Co­rona-Mo­ni­to­ring am WC

Jeder Mensch scheidet täglich Abfallprodukte, Viren und Bakterien aus. Auch Fragmente des Coronavirus bahnen sich ihren Weg durch den Darm und landen schlussendlich in der Kanalisation, die in den lokalen Kläranlagen mündet, wo Wissenschaftler*innen der Uni Innsbruck bereits auf die wertvollen Daten warten.
Coronaviren im Abwasser
Bild: Fragmente des Coronavirus sind im Abwasser nachweisbar. (Credit: pixabay_PIX1861)

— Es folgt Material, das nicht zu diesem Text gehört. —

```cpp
bool filters_apply(SceneImpl* s, const QueryArgs& q, int occluded) {
  if (!q.filter && g_filterGeoms.load(std::memory_order_relaxed) == 0) return false;
  auto applies = [&](const GeometryImpl* g) {
    if (occluded ? g->occludedFilter != nullptr : g->intersectFilter != nullptr) return true;
    return q.filter && (q.enforce || g->argFilterEnabled);
  };
  std::lock_guard<std::mutex> lg(s->geomMutex);
  for (GeometryImpl* g : s->geoms) {
    if (!g || !g->enabled) continue;
    if (g->type != RTC_GEOMETRY_TYPE_INSTANCE) { if (applies(g)) return true; continue; }
    if (!g->instScene) continue;
    std::lock_guard<std::mutex> lc(g->instScene->geomMutex);
    for (GeometryImpl* cg : g->instScene->geoms)
      if (cg && cg->enabled && cg->type != RTC_GEOMETRY_TYPE_INSTANCE && applies(cg)) return true;
  }
  return false;
}

rtk::TraceParams make_params(SceneImpl* s, void* rays, const int* valid, unsigned long long n, uint32_t instID,
                             uint32_t instPrimID) {
  rtk::TraceParams p;
  p.nodes = s->gpu.nodes; p.tris = s->gpu.tris; p.root_valid = s->gpu.root_valid; p.robust = s->gpu.robust;
  p.descs = s->gpu.general ? s->gpu.d_descs : nullptr;
  p.curves = s->gpu.curves;
  p.top_nodes = s->gpu.levels.size() > 3 ? s->gpu.levels[3] : s->gpu.num_nodes;
  p.rays = rays; p.valid = valid; p.n = n; p.instID = instID; p.instPrimID = instPrimID;
  p.stat = s->statCounters ? s->gpu.d_stat : nullptr;
  return p;
}

void require_committed(SceneImpl* s) {
  if (!s->everCommitted) fail(RTC_ERROR_INVALID_OPERATION, "scene not committed");
}

void trace_one(SceneImpl* s, void* rec, size_t recBytes, const int* valid, int K, int occluded, uint32_t instID,
               uint32_t instPrimID) {
  require_committed(s);
  if (!s->gpu.root_valid) return;
  t_ctx.ensure(s->dev->gpu);
  cudaSetDevice(s->dev->gpu);
  memcpy(t_ctx.staging, rec, recBytes);
  int* sv = reinterpret_cast<int*>(t_ctx.staging + 1408);
  if (K > 1) memcpy(sv, valid, 4 * K);
  rtk::TraceParams p = make_params(s, t_ctx.staging, K > 1 ? sv : nullptr, (unsigned long long)K, instID, instPrimID);
  cuda_check((cudaError_t)rtk::launch_trace(p, occluded, K, t_ctx.stream), "trace launch");
  cuda_check(cudaStreamSynchronize(t_ctx.stream), "trace");
  memcpy(rec, t_ctx.staging, recBytes);
}

void trace_device(SceneImpl* s, void* d_rays, const int* d_valid, int K, size_t M, int occluded, uint32_t instID,
                  uint32_t instPrimID, cudaStream_t st, bool timeit, void* compact_out = nullptr) {
  require_committed(s);
  if (!s->gpu.root_valid || M == 0) return;
  cudaSetDevice(s->dev->gpu);
  rtk::TraceParams p = make_params(s, d_rays, d_valid, (unsigned long long)M * K, instID, instPrimID);
  p.compact_out = compact_out;
  if (timeit) {
    if (!s->ev0) { cudaEventCreate(&s->ev0); cudaEventCreate(&s->ev1); }
    cudaEventRecord(s->ev0, st);
  }
  cuda_check((cudaError_t)rtk::launch_trace(p, occluded, K, st), "trace launch");
  if (timeit) cudaEventRecord(s->ev1, st);
}

void trace_gather(SceneImpl* s, void* d_rays, size_t M, uint32_t instID, uint32_t instPrimID, cudaStream_t st, void* compact_out) {
  require_committed(s);
  if (M == 0) return;
  if (reinterpret_cast<uintptr_t>(compact_out) & 31) fail(RTC_ERROR_INVALID_ARGUMENT, "compact_out must be 32-byte aligned (one sector per record)");
  cudaSetDevice(s->dev->gpu);
  if (!s->ev0) { cudaEventCreate(&s->ev0); cudaEventCreate(&s->ev1); }
  cudaEventRecord(s->ev0, st);
  rtk::TraceParams p = make_params(s, d_rays, nullptr, (unsigned long long)M, instID, instPrimID);
  p.compact_out = compact_out;
  if (rtk::tuning().gather_mode == 1) {
    static thread_local struct Stage { int gpu = -1; void* p = nullptr; size_t cap = 0; ~Stage() { if (p) cudaFree(p); } } t_stage;
    if (t_stage.gpu != s->dev->gpu || t_stage.cap < M * 32) {
      if (t_stage.p) { cudaSetDevice(t_stage.gpu); cudaFree(t_stage.p); cudaSetDevice(s->dev->gpu); }
      t_stage.p = nullptr; t_stage.cap = 0; t_stage.gpu = s->dev->gpu;
      cuda_check(cudaMalloc(&t_stage.p, M * 32), "cudaMalloc(gather staging)");
      t_stage.cap = M * 32;
    }
    p.stage = t_stage.p;
  }
  cuda_check((cudaError_t)rtk::launch_trace(p, 0, 1, st), "trace launch");
  cudaEventRecord(s->ev1, st);
}

static int g_host_chunk_log2 = 20, g_host_streams = 3;
static int g_host_d2h_partial = 0;

struct HostPipe {
  int gpu = -1;
  static constexpr int kStreams = 6;
  cudaStream_t st[kStreams] = {};
  char* buf[kStreams] = {};
  int* vbuf[kStreams] = {};
  size_t cap = 0, vcap = 0;
  ~HostPipe() { reset(); }
  void reset() {
    for (int i = 0; i < kStreams; ++i) {
      if (buf[i]) cudaFree(buf[i]);
      if (vbuf[i]) cudaFree(vbuf[i]);
      if (st[i]) cudaStreamDestroy(st[i]);
      buf[i] = nullptr; vbuf[i] = nullptr; st[i] = nullptr;
    }
    cap = vcap = 0; gpu = -1;
  }
  void ensure(int g, size_t bytes, size_t vbytes) {
// ... 850 lines not shown
  scene_layout(g, &lay);
  s->dev->use();
  if (nodes && lay.num_nodes) cuda_check(cudaMemcpy(nodes, g.nodes, (size_t)lay.num_nodes * sizeof(rtk::Node8), cudaMemcpyDeviceToHost), "copy nodes");
  if (records && lay.num_records) cuda_check(cudaMemcpy(records, g.tris, (size_t)lay.num_records * sizeof(rtk::TriRec), cudaMemcpyDeviceToHost), "copy records");
  if (descs && lay.num_descs) {
    std::vector<rtk::GeomDesc> d(lay.num_descs);
    cuda_check(cudaMemcpy(d.data(), g.d_descs, d.size() * sizeof(rtk::GeomDesc), cudaMemcpyDeviceToHost), "copy descriptors");
    unsigned first = 0;
    for (size_t i = 0; i < d.size(); ++i) {
      RTCB200DescInfo& o = descs[i];
      o.geomID = d[i].geomID; o.instID = d[i].instID; o.kind = d[i].kind; o.first = first; o.count = d[i].ntris;
      o.is_quad = d[i].is_quad; o.tess = d[i].tess; o.basis = d[i].basis; o.hermite = d[i].hermite;
      memcpy(o.xfm, d[i].xfm, sizeof o.xfm);
      first += d[i].ntris;
    }
  }
  if (levels) for (unsigned l = 0; l < lay.num_levels; ++l) levels[l] = g.levels[l];
  if (subs)
    for (unsigned i = 0; i < lay.num_subs; ++i) {
      subs[4 * i] = g.sub_node_off[i]; subs[4 * i + 1] = g.sub_tri_off[i];
      subs[4 * i + 2] = g.sub_nodes[i]; subs[4 * i + 3] = g.sub_tris[i];
    }
  SCENE_END
}
void rtcb200SetSceneStatCounters(RTCScene sc, int enable) { SCENE_BEGIN(sc) S(sc)->statCounters = enable != 0; SCENE_END }
void rtcb200ResetSceneStatCounters(RTCScene sc) { SCENE_BEGIN(sc) if (S(sc)->gpu.d_stat) { S(sc)->dev->use(); cuda_check(cudaMemset(S(sc)->gpu.d_stat, 0, 24), "reset stat counters"); } SCENE_END }
unsigned long long rtcb200GetLaunchCount(void) { return rtk::launch_count(); }

void* rtcb200PeerAlloc(RTCDevice h, size_t bytes) {
  API_BEGIN
  VERIFY_HANDLE(h);
  D(h)->use();
  void* p = nullptr;
  cuda_check(cudaMalloc(&p, bytes ? bytes : 16), "cudaMalloc(peer buffer)");
  return p;
  API_END(D(h))
  return nullptr;
}
void rtcb200PeerFree(RTCDevice h, void* p) { API_BEGIN VERIFY_HANDLE(h); D(h)->use(); if (p) cuda_check(cudaFree(p), "cudaFree(peer buffer)"); API_END(D(h)) }
int rtcb200PeerExport(RTCDevice h, void* p, unsigned char handle[64]) {
  API_BEGIN
  VERIFY_HANDLE(h); VERIFY_HANDLE(p); VERIFY_HANDLE(handle);
  D(h)->use();
  static_assert(sizeof(cudaIpcMemHandle_t) == 64, "IPC handle size");
  cudaIpcMemHandle_t ih;
  cuda_check(cudaIpcGetMemHandle(&ih, p), "cudaIpcGetMemHandle");
  memcpy(handle, &ih, 64);
  return 0;
  API_END(D(h))
  return -1;
}
void* rtcb200PeerImport(RTCDevice h, const unsigned char handle[64]) {
  API_BEGIN
  VERIFY_HANDLE(h); VERIFY_HANDLE(handle);
  D(h)->use();
  cudaIpcMemHandle_t ih;
  memcpy(&ih, handle, 64);
  void* p = nullptr;
  cuda_check(cudaIpcOpenMemHandle(&p, ih, cudaIpcMemLazyEnablePeerAccess), "cudaIpcOpenMemHandle");
  return p;
  API_END(D(h))
  return nullptr;
}
void rtcb200PeerCopy(RTCDevice h, void* dst, const void* src, size_t bytes) {
  API_BEGIN VERIFY_HANDLE(h); D(h)->use(); cuda_check(cudaMemcpy(dst, src, bytes, cudaMemcpyDefault), "cudaMemcpy(peer buffer)"); API_END(D(h))
}
void rtcb200PeerClose(RTCDevice h, void* p) { API_BEGIN VERIFY_HANDLE(h); D(h)->use(); if (p) cuda_check(cudaIpcCloseMemHandle(p), "cudaIpcCloseMemHandle"); API_END(D(h)) }
int rtcb200SetTuning(const char* key, int value) {
  if (!key) return -1;
  rtk::Tuning& t = rtk::tuning();
  if (!strcmp(key, "collapse_policy")) t.collapse_policy = value;
  else if (!strcmp(key, "refill_min")) t.refill_min = value;
  else if (!strcmp(key, "sah_small")) t.sah_small = value;
  else if (!strcmp(key, "c_node")) t.c_node = value;
  else if (!strcmp(key, "c_tri")) t.c_tri = value;
  else if (!strcmp(key, "tri_batch_min")) t.tri_batch_min = value;
  else if (!strcmp(key, "tri_wait_max")) t.tri_wait_max = value;
  else if (!strcmp(key, "curve_batch_min")) t.curve_batch_min = value;
  else if (!strcmp(key, "curve_wait_max")) t.curve_wait_max = value;
  else if (!strcmp(key, "blocks_per_sm")) t.blocks_per_sm = value;
  else if (!strcmp(key, "curve_blocks_per_sm")) t.curve_blocks_per_sm = value;
  else if (!strcmp(key, "point_batch_min")) t.point_batch_min = value;
  else if (!strcmp(key, "point_wait_max")) t.point_wait_max = value;
  else if (!strcmp(key, "use_tma")) t.use_tma = value;
  else if (!strcmp(key, "tri_spread")) t.tri_spread = value != 0;
  else if (!strcmp(key, "tri_spread_occluded")) t.tri_spread_occluded = value != 0;
  else if (!strcmp(key, "gather_mode") && value >= 0 && value <= 1) t.gather_mode = value;
  else if (!strcmp(key, "host_d2h_partial")) g_host_d2h_partial = value != 0;
  else if (!strcmp(key, "host_chunk_log2") && value >= 10 && value <= 26) g_host_chunk_log2 = value;
  else if (!strcmp(key, "host_streams") && value >= 1 && value <= HostPipe::kStreams) g_host_streams = value;
  else return -1;
  return 0;
}
double rtcb200GetLastTraceMs(RTCScene sc) {
  SCENE_BEGIN(sc)
  SceneImpl* s = S(sc);
  if (!s->ev0) return -1.0;
  s->dev->use();
  cuda_check(cudaEventSynchronize(s->ev1), "event sync");
  float ms = 0;
  cuda_check(cudaEventElapsedTime(&ms, s->ev0, s->ev1), "event elapsed");
  return ms;
  SCENE_END
  return -1.0;
}

static void load_transform(RTCFormat format, const float* x, float out[12]) {
  switch ((int)format) {
    case 0x9134: { const float m[12] = {x[0], x[4], x[8], x[1], x[5], x[9], x[2], x[6], x[10], x[3], x[7], x[11]}; memcpy(out, m, sizeof m); break; }
    case 0x9234: memcpy(out, x, 12 * sizeof(float)); break;
    case 0x9244: { const float m[12] = {x[0], x[1], x[2], x[4], x[5], x[6], x[8], x[9], x[10], x[12], x[13], x[14]}; memcpy(out, m, sizeof m); break; }
    default: fail(RTC_ERROR_INVALID_OPERATION, "invalid matrix format");
  }
}
static void store_transform(const float m[12], RTCFormat format, float* x) {
  switch ((int)format) {
    case 0x9134: { const float o[12] = {m[0], m[3], m[6], m[9], m[1], m[4], m[7], m[10], m[2], m[5], m[8], m[11]}; memcpy(x, o, sizeof o); break; }
    case 0x9234: memcpy(x, m, 12 * sizeof(float)); break;
    case 0x9244: { const float o[16] = {m[0], m[1], m[2], 0, m[3], m[4], m[5], 0, m[6], m[7], m[8], 0, m[9], m[10], m[11], 1}; memcpy(x, o, sizeof o); break; }
    default: fail(RTC_ERROR_INVALID_OPERATION, "invalid matrix format");
  }
}
void rtcSetGeometryInstancedScene(RTCGeometry g, RTCScene scene) {
  GEOM_BEGIN(g)
  VERIFY_HANDLE(scene);
  if (G(g)->type != RTC_GEOMETRY_TYPE_INSTANCE) fail(RTC_ERROR_INVALID_OPERATION, "operation not supported for this geometry");
  if (G(g)->dev != S(scene)->dev) fail(RTC_ERROR_INVALID_ARGUMENT, "inputs are from different devices");
  S(scene)->retain();
  if (G(g)->instScene) G(g)->instScene->release();
  G(g)->instScene = S(scene);
  G(g)->update();
  GEOM_END
}
void rtcSetGeometryTransform(RTCGeometry g, unsigned int timeStep, enum RTCFormat format, const void* xfm) {
  GEOM_BEGIN(g)
  VERIFY_HANDLE(xfm);
  if (G(g)->type != RTC_GEOMETRY_TYPE_INSTANCE) fail(RTC_ERROR_INVALID_OPERATION, "operation not supported for this geometry");
  if (timeStep != 0) fail(RTC_ERROR_INVALID_OPERATION, "invalid timestep");
  load_transform(format, static_cast<const float*>(xfm), G(g)->xfm);
  G(g)->update_world2local();
  G(g)->update();
  GEOM_END
}
void rtcGetGeometryTransform(RTCGeometry g, float, enum RTCFormat format, void* xfm) {
  GEOM_BEGIN(g)
  VERIFY_HANDLE(xfm);
  store_transform(G(g)->xfm, format, static_cast<float*>(xfm));
  GEOM_END
}
void rtcGetGeometryTransformEx(RTCGeometry g, unsigned int, float time, enum RTCFormat format, void* xfm) { rtcGetGeometryTransform(g, time, format, xfm); }
void rtcGetGeometryTransformFromScene(RTCScene s, unsigned int id, float time, enum RTCFormat format, void* xfm) {
  SCENE_BEGIN(s)
  if (id >= S(s)->geoms.size() || !S(s)->geoms[id]) fail(RTC_ERROR_INVALID_ARGUMENT, "invalid geometry ID");
  rtcGetGeometryTransform(reinterpret_cast<RTCGeometry>(S(s)->geoms[id]), time, format, xfm);
  SCENE_END
}
void rtcGetGeometryTransformFromTraversable(RTCTraversable t, unsigned int id, float time, enum RTCFormat format, void* xfm) {
  rtcGetGeometryTransformFromScene(reinterpret_cast<RTCScene>(t), id, time, format, xfm);
}

void* rtcGetGeometryBufferDataDevice(RTCGeometry g, enum RTCBufferType type, unsigned int slot) { return rtcGetGeometryBufferData(g, type, slot); }
void rtcSetSharedGeometryBufferHostDevice(RTCGeometry g, enum RTCBufferType type, unsigned int slot, enum RTCFormat format, const void* ptr,
                                          const void* , size_t off, size_t stride, size_t num) {
  rtcSetSharedGeometryBuffer(g, type, slot, format, ptr, off, stride, num);
}
void rtcSetNewGeometryBufferHostDevice(RTCGeometry g, enum RTCBufferType type, unsigned int slot, enum RTCFormat format, size_t stride,
                                       size_t num, void** ptr, void** dptr) {
// ... 81 lines not shown
```

### embree_b200/csrc/rtk_device.h

```cpp
#pragma once
#include <cuda_runtime.h>
#include <stddef.h>
#include <stdint.h>

#include <vector>

#include "rt_core.cuh"

namespace rtk {

enum PrimKind : uint32_t {
  PRIM_TRIANGLE = 0,
  PRIM_ROUND_LINEAR = 1,
  PRIM_FLAT_LINEAR = 2,
  PRIM_FLAT_CUBIC = 3,
  PRIM_ROUND_CUBIC = 4,
  PRIM_SPHERE = 5,
  PRIM_DISC = 6,
  PRIM_ORIENTED_DISC = 7,
};
RT_HD constexpr bool curve_record(uint32_t kind) { return kind >= PRIM_ROUND_LINEAR && kind <= PRIM_ROUND_CUBIC; }
RT_HD constexpr bool point_record(uint32_t kind) { return kind >= PRIM_SPHERE; }

struct GeomDesc {
// ... 2 lines not shown
  uint64_t vstride, istride;
  uint32_t nverts, ntris;
  uint32_t geomID, mask;
  uint32_t has_xfm = 0, instID = 0xFFFFFFFFu, inst_mask = 0xFFFFFFFFu, skip_bounds = 0;
  uint32_t is_quad = 0;
  uint32_t kind = PRIM_TRIANGLE;
  const uint8_t* flags = nullptr;
  uint32_t basis = 0, tess = 4, hermite = 0;
  const float* basis_tab = nullptr;
  const uint8_t* tangents = nullptr;
  uint64_t tstride = 0;
  float xfm[12] = {1, 0, 0, 0, 1, 0, 0, 0, 1, 0, 0, 0};
  float w2l[12] = {1, 0, 0, 0, 1, 0, 0, 0, 1, 0, 0, 0};
};

#if defined(__CUDACC__)
__device__ __forceinline__ void load_cubic_cp(const GeomDesc& g, uint32_t vid, CurveVtx cp[4]) {
  if (g.hermite) {
    const float4 p0 = __ldg(reinterpret_cast<const float4*>(g.verts + (size_t)vid * g.vstride));
    const float4 p1 = __ldg(reinterpret_cast<const float4*>(g.verts + (size_t)(vid + 1) * g.vstride));
    const float4 t0 = __ldg(reinterpret_cast<const float4*>(g.tangents + (size_t)vid * g.tstride));
    const float4 t1 = __ldg(reinterpret_cast<const float4*>(g.tangents + (size_t)(vid + 1) * g.tstride));
    const float k = 1.0f / 3.0f;
    cp[0] = CurveVtx{p0.x, p0.y, p0.z, p0.w};
    cp[1] = CurveVtx{fma_rn(k, t0.x, p0.x), fma_rn(k, t0.y, p0.y), fma_rn(k, t0.z, p0.z), fma_rn(k, t0.w, p0.w)};
    cp[2] = CurveVtx{fma_rn(-k, t1.x, p1.x), fma_rn(-k, t1.y, p1.y), fma_rn(-k, t1.z, p1.z), fma_rn(-k, t1.w, p1.w)};
    cp[3] = CurveVtx{p1.x, p1.y, p1.z, p1.w};
    return;
  }
#pragma unroll
  for (int k = 0; k < 4; ++k) {
    const float4 q = __ldg(reinterpret_cast<const float4*>(g.verts + (size_t)(vid + k) * g.vstride));
    cp[k] = CurveVtx{q.x, q.y, q.z, q.w};
  }
}
#endif
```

Über 15 Kläranlagen, verteilt in ganz Österreich, werden von Expert*innen um Heribert Insam, Wolfgang Rauch und Rudolf Markt engmaschig kontrolliert. Das Team vom Institut für Mikrobiologie und vom Institut für Infrastruktur arbeitet bereits seit einem Jahr eng mit Forschungsteams der TU Wien, allen voran Norbert Kreuzinger, und der Gerichtsmedizin der Medizinischen Universität Innsbruck im „Coron-A“ Konsortium zusammen. Unterstützt wurde die Gründung durch das Bundesministerium für Bildung, Wissenschaft und Forschung. Ziel war und ist es eine offene gemeinsame Plattform für die Abwasserepidemiologie zu bieten und der Erfolg der gebündelten Abwasser-Kompetenz ist damit garantiert. „Das Ziel der Arbeit an der Uni Innsbruck ist es, die wissenschaftlichen Grundlagen für eine flächendeckende epidemiologische Erfassung für die Zeit nach den Coronawellen zu liefern. Teure Individualtestungen von Gesunden sollten damit überflüssig werden“, so Heribert Insam. Nach intensiver Forschung ist es den Wissenschaftler*innen gelungen, einen sehr dichten Datensatz zu generieren und auch Varianten des Virus zu erkennen.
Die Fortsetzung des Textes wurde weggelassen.